2012-3-11_21.56.44 by hotweldfire, on Flickr

Courtesy of Living Waters. Had them about 3 weeks I think. Got two about blue pearl colouration (including the one on the right) and another six much darker blue. Most darker than the one in foreground above. Got two berried now so fingers crossed. Just hope it wasn't one one of my CBS what done the deed. Need to get them or the auras out of this tank sharpish, new nano almost ready.

Here's some more info

http://www.shrimpnow.com/forums/showthr ... ue-Shrimps
http://www.shrimpnow.com/forums/showthr ... lue-Shrimp


----------



## Radik (11 Apr 2012)

I heard from German breeder offspring's are not blue but will be curious to see your report.


----------



## hotweldfire (11 Apr 2012)

Yep, new strain so god knows what will happen. Will keep you informed.


----------



## Sentral (12 Apr 2012)

Very nice! Wish my lfs had more than just CRS. 

Look forward to seeing what the offspring is like!


----------



## Antipofish (12 Apr 2012)

Really nice shrimp mate ! Looking forward to the results too.  Have you done a thread for the new nano ?


----------



## hotweldfire (12 Apr 2012)

Yeah, in my sig mate


----------



## Iain Sutherland (12 Apr 2012)

They are very cool shrimp saj, interested to see what offspring come about.


----------



## Viv (12 Apr 2012)

Beautiful shrimp!

Viv


----------



## Dincho (14 Apr 2012)

Sexy! Keep us updated on these, i have been tempted for a while but decided on the Blue Jelly instead. I could be tempted again after seeing the pics!


----------



## basil (14 Apr 2012)

Dincho said:
			
		

> Sexy! Keep us updated on these, i have been tempted for a while but decided on the Blue Jelly instead. I could be tempted again after seeing the pics!



Few steps ahead of me........what's Blue Jelly please?  Is it a Chanel No.5 hybrid / PRL combo??


----------



## Radik (14 Apr 2012)

That will be another fake blue there have been so many blue shrimp already but only 1 is really blue and that's blue tiger which you have chance to get blue offspring's as well. Until I see blue offspring's I remain skeptical. 

Oh and blue pearl as well if you do selective breeding.


----------



## basil (15 Apr 2012)

Not dabbled in any blue shrimp yet Radik, but are you saying that they dont breed true? 

Thanks,

Mike.


----------



## Dincho (15 Apr 2012)

Not even Blue Tigers breed true.

You can see pics of the Blue Jelly here:http://blog.sina.com.cn/s/blog_6b4fea280100s9re.html 
These don't breed true either, maybe 3 or 4 from each batch.

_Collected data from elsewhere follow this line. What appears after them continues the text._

# Andurdur/Chroma-Subsampling-Image-Compressor

Hardware: NVIDIA B200
Metric: input megapixels/s (higher is better)
Workload: dtype u8

## Files before the change

chroma-subsampling-image-compressor_b200/csrc/csic_flex_kernel.cu:

```cuda
#include <cuda_runtime.h>

#include <cstdint>
#include <type_traits>

#include "csic_internal.h"
#include "csic_device_math.cuh"
#include "csic_tma.cuh"

namespace csic {

namespace {

constexpr uint32_t kCtaWideSpan = 2048u;
constexpr uint32_t kDirectRowBytes = 257u;

__device__ __forceinline__ void sts64(uint32_t a, uint32_t x, uint32_t y) {
  asm volatile("st.shared.v2.u32 [%0], {%1, %2};" ::"r"(a), "r"(x), "r"(y) : "memory");
}
__device__ __forceinline__ void sts128(uint32_t a, uint32_t x, uint32_t y, uint32_t z, uint32_t w) {
  asm volatile("st.shared.v4.u32 [%0], {%1, %2, %3, %4};" ::"r"(a), "r"(x), "r"(y), "r"(z), "r"(w) : "memory");
}
__device__ __forceinline__ uint32_t ldg8_now(const uint8_t* p) {
  uint32_t v;
  asm volatile("ld.global.nc.u8 %0, [%1];" : "=r"(v) : "l"(p));
  return v;
}

__device__ __forceinline__ bool pow2_divides(uint32_t n, uint32_t m) {
  return n != 0u && (n & (n - 1u)) == 0u && (m & (m - 1u)) == 0u && n <= m;
}

template <typename F>
__device__ __forceinline__ void for_each_span(uint32_t n, uint32_t len, uint32_t NC, F&& fn) {
  const uint32_t tid = threadIdx.x, NW = NC >> 5;
  if ((len >= kCtaWideSpan || n == 1) && pow2_divides(n, NW)) {
    const uint32_t sh = 31u - __clz(NW) - (31u - __clz(n));
    const uint32_t parts = 1u << sh, j = (tid >> 5) >> sh, part = (tid >> 5) & (parts - 1u);
    fn(j, part * 32u + (tid & 31u), parts * 32u);
  } else if (len >= kCtaWideSpan || n == 1) {
    for (uint32_t j = 0; j < n; ++j) fn(j, tid, NC);
  } else {
    for (uint32_t j = tid >> 5; j < n; j += NW) fn(j, tid & 31u, 32u);
  }
}

__device__ __forceinline__ uint32_t lds_px(uint32_t a) {
  const uint32_t b = a & ~3u;
  return __funnelshift_r(lds32(b), lds32(b + 4), (a & 3u) * 8u);
}

template <uint32_t PXB>
__device__ __forceinline__ void load_granule_any(uint32_t a, uint32_t pxb, uint32_t (&p)[4]) {
  const uint32_t b = a & ~3u, sh = (a & 3u) * 8u;
  if (PXB == 3u) {
    const uint32_t w0 = lds32(b), w1 = lds32(b + 4), w2 = lds32(b + 8), w3 = lds32(b + 12);
    const uint32_t v0 = __funnelshift_r(w0, w1, sh), v1 = __funnelshift_r(w1, w2, sh), v2 = __funnelshift_r(w2, w3, sh);
    p[0] = v0;
    p[1] = __funnelshift_r(v0, v1, 24);
    p[2] = __funnelshift_r(v1, v2, 16);
    p[3] = v2 >> 8;
  } else if (PXB == 6u) {
    const uint32_t w0 = lds32(b), w1 = lds32(b + 4), w2 = lds32(b + 8), w3 = lds32(b + 12), w4 = lds32(b + 16), w5 = lds32(b + 20);
    p[0] = __funnelshift_r(w0, w1, sh);
    p[1] = __funnelshift_r(__funnelshift_r(w1, w2, sh), __funnelshift_r(w2, w3, sh), 16);
    p[2] = __funnelshift_r(w3, w4, sh);
    p[3] = __funnelshift_r(__funnelshift_r(w4, w5, sh), w5 >> sh, 16);
  } else {
#pragma unroll
    for (int j = 0; j < 4; ++j) p[j] = __funnelshift_r(lds32(b + j * pxb), lds32(b + j * pxb + 4), sh);
  }
}

template <int FMT> struct FlexFmt {
  static constexpr uint32_t kUnit = (FMT == KF_YCC888 || FMT == KF_RGB888) ? 12u : (FMT == KF_SLOT32 ? 16u : (FMT == KF_SLOT16 ? 8u : 4u));
};

struct FlexDesc {
  uint32_t k, ro0, nrows, col0;
  uint32_t npx, a0, gpr, last_px;
  uint32_t obase_lo, obase_hi, st_mul, st_add;
  uint32_t mode, sh, magic, n_gran;
  uint32_t row_out, out_one, ncols, direct;
};
static_assert(sizeof(FlexDesc) == kFlexDescBytes, "kFlexDescBytes out of sync");

}
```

I keep Blue Jelly and Incredible Hulk in a tank together and just remove the babies that don't pull rank, since doing this the numbers have risen a little. A few more years of selective breeding are needed to improve the ratio.


----------



## Radik (15 Apr 2012)

Well then none shrimp breed true blue. It is all selective breeding and culling out stock. But deep blue tigers have quite high ratio of blues now.


----------



## Sentral (15 Apr 2012)

Is the norm to cull (kill) the offspring that don't show the colours or are they moved on?


----------



## Radik (15 Apr 2012)

No kill, cull out unwanted and gift somebody or sell cheap or have some tank with fish where they keep help numbers low on culled out shrimp. That's most human way I would say.


----------